Task objective: Nothing in the data may be omitted; output it all verbatim.

Stored data
Segment Open

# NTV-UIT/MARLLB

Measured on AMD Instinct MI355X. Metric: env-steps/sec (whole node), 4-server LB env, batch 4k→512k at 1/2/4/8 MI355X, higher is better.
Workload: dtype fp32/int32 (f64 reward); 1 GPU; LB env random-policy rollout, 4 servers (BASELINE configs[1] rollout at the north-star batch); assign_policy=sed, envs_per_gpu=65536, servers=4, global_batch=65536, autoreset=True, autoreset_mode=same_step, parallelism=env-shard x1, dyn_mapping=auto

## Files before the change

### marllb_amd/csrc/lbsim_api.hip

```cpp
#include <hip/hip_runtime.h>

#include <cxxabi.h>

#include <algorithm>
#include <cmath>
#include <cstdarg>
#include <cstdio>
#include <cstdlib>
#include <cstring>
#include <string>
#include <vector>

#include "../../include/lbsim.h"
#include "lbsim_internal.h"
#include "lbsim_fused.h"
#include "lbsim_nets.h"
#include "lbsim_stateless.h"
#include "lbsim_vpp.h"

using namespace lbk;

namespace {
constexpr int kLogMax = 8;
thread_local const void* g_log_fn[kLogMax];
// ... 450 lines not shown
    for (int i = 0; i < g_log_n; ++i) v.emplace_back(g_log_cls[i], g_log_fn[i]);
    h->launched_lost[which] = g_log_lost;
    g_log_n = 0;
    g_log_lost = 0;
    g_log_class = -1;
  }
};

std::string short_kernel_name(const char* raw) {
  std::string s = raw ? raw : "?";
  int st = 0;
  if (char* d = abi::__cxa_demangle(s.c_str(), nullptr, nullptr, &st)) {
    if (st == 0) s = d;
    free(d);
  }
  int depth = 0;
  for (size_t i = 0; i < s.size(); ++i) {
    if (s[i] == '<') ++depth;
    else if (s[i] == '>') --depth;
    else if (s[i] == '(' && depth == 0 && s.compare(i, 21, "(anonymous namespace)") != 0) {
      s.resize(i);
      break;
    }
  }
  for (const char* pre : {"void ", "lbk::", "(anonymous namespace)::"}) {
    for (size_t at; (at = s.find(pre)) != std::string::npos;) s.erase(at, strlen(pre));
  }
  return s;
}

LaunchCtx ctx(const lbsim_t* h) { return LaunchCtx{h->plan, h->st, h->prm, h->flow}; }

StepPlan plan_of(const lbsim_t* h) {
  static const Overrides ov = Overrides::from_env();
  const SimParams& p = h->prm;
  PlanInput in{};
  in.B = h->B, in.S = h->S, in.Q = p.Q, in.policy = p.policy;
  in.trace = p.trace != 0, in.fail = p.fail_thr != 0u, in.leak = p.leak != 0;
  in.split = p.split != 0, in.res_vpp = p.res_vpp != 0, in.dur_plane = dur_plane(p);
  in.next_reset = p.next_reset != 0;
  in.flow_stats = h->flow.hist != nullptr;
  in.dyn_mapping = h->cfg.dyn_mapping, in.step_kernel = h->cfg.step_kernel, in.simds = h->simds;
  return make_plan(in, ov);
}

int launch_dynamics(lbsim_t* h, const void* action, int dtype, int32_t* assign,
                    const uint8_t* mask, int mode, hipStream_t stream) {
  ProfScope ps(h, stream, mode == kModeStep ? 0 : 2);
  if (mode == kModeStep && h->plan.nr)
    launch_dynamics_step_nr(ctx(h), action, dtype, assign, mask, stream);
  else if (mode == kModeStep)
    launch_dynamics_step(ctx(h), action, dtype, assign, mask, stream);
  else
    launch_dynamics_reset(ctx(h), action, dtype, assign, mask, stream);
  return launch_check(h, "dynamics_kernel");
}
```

Segment Closed

Solution to this problem:
# NTV-UIT/MARLLB

Measured on AMD Instinct MI355X. Metric: env-steps/sec (whole node), 4-server LB env, batch 4k→512k at 1/2/4/8 MI355X, higher is better.
Workload: dtype fp32/int32 (f64 reward); 1 GPU; LB env random-policy rollout, 4 servers (BASELINE configs[1] rollout at the north-star batch); assign_policy=sed, envs_per_gpu=65536, servers=4, global_batch=65536, autoreset=True, autoreset_mode=same_step, parallelism=env-shard x1, dyn_mapping=auto

## Files before the change

### marllb_amd/csrc/lbsim_api.hip

```cpp
#include <hip/hip_runtime.h>

#include <cxxabi.h>

#include <algorithm>
#include <cmath>
#include <cstdarg>
#include <cstdio>
#include <cstdlib>
#include <cstring>
#include <string>
#include <vector>

#include "../../include/lbsim.h"
#include "lbsim_internal.h"
#include "lbsim_fused.h"
#include "lbsim_nets.h"
#include "lbsim_stateless.h"
#include "lbsim_vpp.h"

using namespace lbk;

namespace {
constexpr int kLogMax = 8;
thread_local const void* g_log_fn[kLogMax];
// ... 450 lines not shown
    for (int i = 0; i < g_log_n; ++i) v.emplace_back(g_log_cls[i], g_log_fn[i]);
    h->launched_lost[which] = g_log_lost;
    g_log_n = 0;
    g_log_lost = 0;
    g_log_class = -1;
  }
};

std::string short_kernel_name(const char* raw) {
  std::string s = raw ? raw : "?";
  int st = 0;
  if (char* d = abi::__cxa_demangle(s.c_str(), nullptr, nullptr, &st)) {
    if (st == 0) s = d;
    free(d);
  }
  int depth = 0;
  for (size_t i = 0; i < s.size(); ++i) {
    if (s[i] == '<') ++depth;
    else if (s[i] == '>') --depth;
    else if (s[i] == '(' && depth == 0 && s.compare(i, 21, "(anonymous namespace)") != 0) {
      s.resize(i);
      break;
    }
  }
  for (const char* pre : {"void ", "lbk::", "(anonymous namespace)::"}) {
    for (size_t at; (at = s.find(pre)) != std::string::npos;) s.erase(at, strlen(pre));
  }
  return s;
}

LaunchCtx ctx(const lbsim_t* h) { return LaunchCtx{h->plan, h->st, h->prm, h->flow}; }

StepPlan plan_of(const lbsim_t* h) {
  static const Overrides ov = Overrides::from_env();
  const SimParams& p = h->prm;
  PlanInput in{};
  in.B = h->B, in.S = h->S, in.Q = p.Q, in.policy = p.policy;
  in.trace = p.trace != 0, in.fail = p.fail_thr != 0u, in.leak = p.leak != 0;
  in.split = p.split != 0, in.res_vpp = p.res_vpp != 0, in.dur_plane = dur_plane(p);
  in.next_reset = p.next_reset != 0;
  in.flow_stats = h->flow.hist != nullptr;
  in.dyn_mapping = h->cfg.dyn_mapping, in.step_kernel = h->cfg.step_kernel, in.simds = h->simds;
  return make_plan(in, ov);
}

int launch_dynamics(lbsim_t* h, const void* action, int dtype, int32_t* assign,
                    const uint8_t* mask, int mode, hipStream_t stream) {
  ProfScope ps(h, stream, mode == kModeStep ? 0 : 2);
  if (mode == kModeStep && h->plan.nr)
    launch_dynamics_step_nr(ctx(h), action, dtype, assign, mask, stream);
  else if (mode == kModeStep)
    launch_dynamics_step(ctx(h), action, dtype, assign, mask, stream);
  else
    launch_dynamics_reset(ctx(h), action, dtype, assign, mask, stream);
  return launch_check(h, "dynamics_kernel");
}
```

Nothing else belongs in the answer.